-- EXERCISE REQUIREMENTS --
Word for word, restate all of the data shown below.
(EXERCISE DATA)
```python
class DomainError(Exception):

    def __init__(self, index):
        super().__init__(f"parameter outside domain at flat index {index}")
        self.index = int(index)
# ... 199 lines not shown
    L.bsk_scatter_gram_host.argtypes = gram_s
    L.bsk_scatter_gram.argtypes = gram_s + [_vp]
    L.bsk_scatter_cell_host.argtypes = cell_s
    L.bsk_scatter_cell.argtypes = cell_s + [_vp]
    L.bsk_scatter_fold_host.argtypes = fold_s
    L.bsk_scatter_fold.argtypes = fold_s + [_vp]
    L.bsk_scatter_residual_host.argtypes = residual_s
    L.bsk_scatter_residual.argtypes = residual_s + [_vp]
    L.bsk_scatter_solve_host.argtypes = fold_s + [_i64p]
    reweight_s = [ctypes.c_int, ctypes.c_double, _vp, _vp, _vp, _i64, _vp]
    L.bsk_scatter_solve_work.argtypes = [ctypes.c_int] * 3 + [_i64, _i64, ctypes.c_int, _i64p]
    L.bsk_scatter_solve.argtypes = fold_s + [_vp, _i64, _vp, _vp]
    L.bsk_debug_scatter_solve.argtypes = fold_s + [_vp, _i64, _vp, ctypes.c_int, _vp]
    L.bsk_scatter_reweight_host.argtypes = reweight_s
    L.bsk_scatter_reweight.argtypes = reweight_s + [_vp]
    L.bsk_scatter_last_kernel.argtypes = []
    L.bsk_scatter_last_kernel.restype = ctypes.c_char_p
    L.bsk_last_kernel.argtypes = [_vp]
    L.bsk_last_kernel.restype = ctypes.c_char_p
    L.bsk_debug_probe.argtypes = [_vp, ctypes.c_int, ctypes.c_int, ctypes.c_int, _i64, _vp, _vp, _i64, _vp, _vp]
    L.bsk_debug_stage_times.argtypes = [_vp, ctypes.c_int, ctypes.POINTER(ctypes.c_float), ctypes.POINTER(ctypes.c_char_p),
                                        ctypes.c_int, _ip]
    L.bsk_debug_fill_lds.argtypes = [_vp, ctypes.c_uint32, ctypes.c_int, _i64p, _vp]
    for name in SYMBOLS + ROOTS2_SYMBOLS + ROOTS3_SYMBOLS:
        if name not in ("bsk_version", "bsk_last_error", "bsk_last_kernel", "bsk_fit_last_kernel", "bsk_band_last_kernel",
                        "bsk_product_last_kernel", "bsk_scan_last_kernel", "bsk_sum_last_kernel", "bsk_roots_last_kernel",
                        "bsk_roots2_last_kernel", "bsk_roots3_last_kernel", "bsk_project_last_kernel", "bsk_contour_last_kernel", "bsk_iso_last_kernel", "bsk_mesh_last_kernel", "bsk_rays_last_kernel",
                        "bsk_ssx_last_kernel", "bsk_scatter_last_kernel"):
            getattr(L, name).restype = ctypes.c_int
    _lib = L
    return L


def check(status, first_bad=None):
    if status == BSK_OK:
        return
    if status == BSK_ERR_DOMAIN:
        raise DomainError(first_bad.value if first_bad is not None else -1)
    raise BskError(status, lib().bsk_last_error().decode("utf-8", "replace"))


def device_count():
    n = ctypes.c_int(0)
    st = lib().bsk_device_count(ctypes.byref(n))
    if st != BSK_OK:
        return 0
# ... 17 lines not shown
```

bspy_amd/csrc/bsk_api.hip:

```cpp
#include "bsk_kernels.hpp"
#include "bsk_tile.hpp"
#include "bsk_stream.hpp"
#include "bsk_rowrot.hpp"
#include "bsk_uniform.hpp"
#include "bsk_rec32.hpp"
#include "bsk_host.hpp"

#include <condition_variable>
#include <mutex>
#include <thread>

struct HostPipe;
static void pipe_destroy(HostPipe *p);

static int ceil_log2(int x)
{
    int s = 0;
    while ((1 << s) < x) ++s;
    return s;
}
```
(End EXERCISE DATA)
-- SOLUTION FOR THIS PROBLEM --
```python
class DomainError(Exception):

    def __init__(self, index):
        super().__init__(f"parameter outside domain at flat index {index}")
        self.index = int(index)
# ... 199 lines not shown
    L.bsk_scatter_gram_host.argtypes = gram_s
    L.bsk_scatter_gram.argtypes = gram_s + [_vp]
    L.bsk_scatter_cell_host.argtypes = cell_s
    L.bsk_scatter_cell.argtypes = cell_s + [_vp]
    L.bsk_scatter_fold_host.argtypes = fold_s
    L.bsk_scatter_fold.argtypes = fold_s + [_vp]
    L.bsk_scatter_residual_host.argtypes = residual_s
    L.bsk_scatter_residual.argtypes = residual_s + [_vp]
    L.bsk_scatter_solve_host.argtypes = fold_s + [_i64p]
    reweight_s = [ctypes.c_int, ctypes.c_double, _vp, _vp, _vp, _i64, _vp]
    L.bsk_scatter_solve_work.argtypes = [ctypes.c_int] * 3 + [_i64, _i64, ctypes.c_int, _i64p]
    L.bsk_scatter_solve.argtypes = fold_s + [_vp, _i64, _vp, _vp]
    L.bsk_debug_scatter_solve.argtypes = fold_s + [_vp, _i64, _vp, ctypes.c_int, _vp]
    L.bsk_scatter_reweight_host.argtypes = reweight_s
    L.bsk_scatter_reweight.argtypes = reweight_s + [_vp]
    L.bsk_scatter_last_kernel.argtypes = []
    L.bsk_scatter_last_kernel.restype = ctypes.c_char_p
    L.bsk_last_kernel.argtypes = [_vp]
    L.bsk_last_kernel.restype = ctypes.c_char_p
    L.bsk_debug_probe.argtypes = [_vp, ctypes.c_int, ctypes.c_int, ctypes.c_int, _i64, _vp, _vp, _i64, _vp, _vp]
    L.bsk_debug_stage_times.argtypes = [_vp, ctypes.c_int, ctypes.POINTER(ctypes.c_float), ctypes.POINTER(ctypes.c_char_p),
                                        ctypes.c_int, _ip]
    L.bsk_debug_fill_lds.argtypes = [_vp, ctypes.c_uint32, ctypes.c_int, _i64p, _vp]
    for name in SYMBOLS + ROOTS2_SYMBOLS + ROOTS3_SYMBOLS:
        if name not in ("bsk_version", "bsk_last_error", "bsk_last_kernel", "bsk_fit_last_kernel", "bsk_band_last_kernel",
                        "bsk_product_last_kernel", "bsk_scan_last_kernel", "bsk_sum_last_kernel", "bsk_roots_last_kernel",
                        "bsk_roots2_last_kernel", "bsk_roots3_last_kernel", "bsk_project_last_kernel", "bsk_contour_last_kernel", "bsk_iso_last_kernel", "bsk_mesh_last_kernel", "bsk_rays_last_kernel",
                        "bsk_ssx_last_kernel", "bsk_scatter_last_kernel"):
            getattr(L, name).restype = ctypes.c_int
    _lib = L
    return L


def check(status, first_bad=None):
    if status == BSK_OK:
        return
    if status == BSK_ERR_DOMAIN:
        raise DomainError(first_bad.value if first_bad is not None else -1)
    raise BskError(status, lib().bsk_last_error().decode("utf-8", "replace"))


def device_count():
    n = ctypes.c_int(0)
    st = lib().bsk_device_count(ctypes.byref(n))
    if st != BSK_OK:
        return 0
# ... 17 lines not shown
```

bspy_amd/csrc/bsk_api.hip:

```cpp
#include "bsk_kernels.hpp"
#include "bsk_tile.hpp"
#include "bsk_stream.hpp"
#include "bsk_rowrot.hpp"
#include "bsk_uniform.hpp"
#include "bsk_rec32.hpp"
#include "bsk_host.hpp"

#include <condition_variable>
#include <mutex>
#include <thread>

struct HostPipe;
static void pipe_destroy(HostPipe *p);

static int ceil_log2(int x)
{
    int s = 0;
    while ((1 << s) < x) ++s;
    return s;
}
```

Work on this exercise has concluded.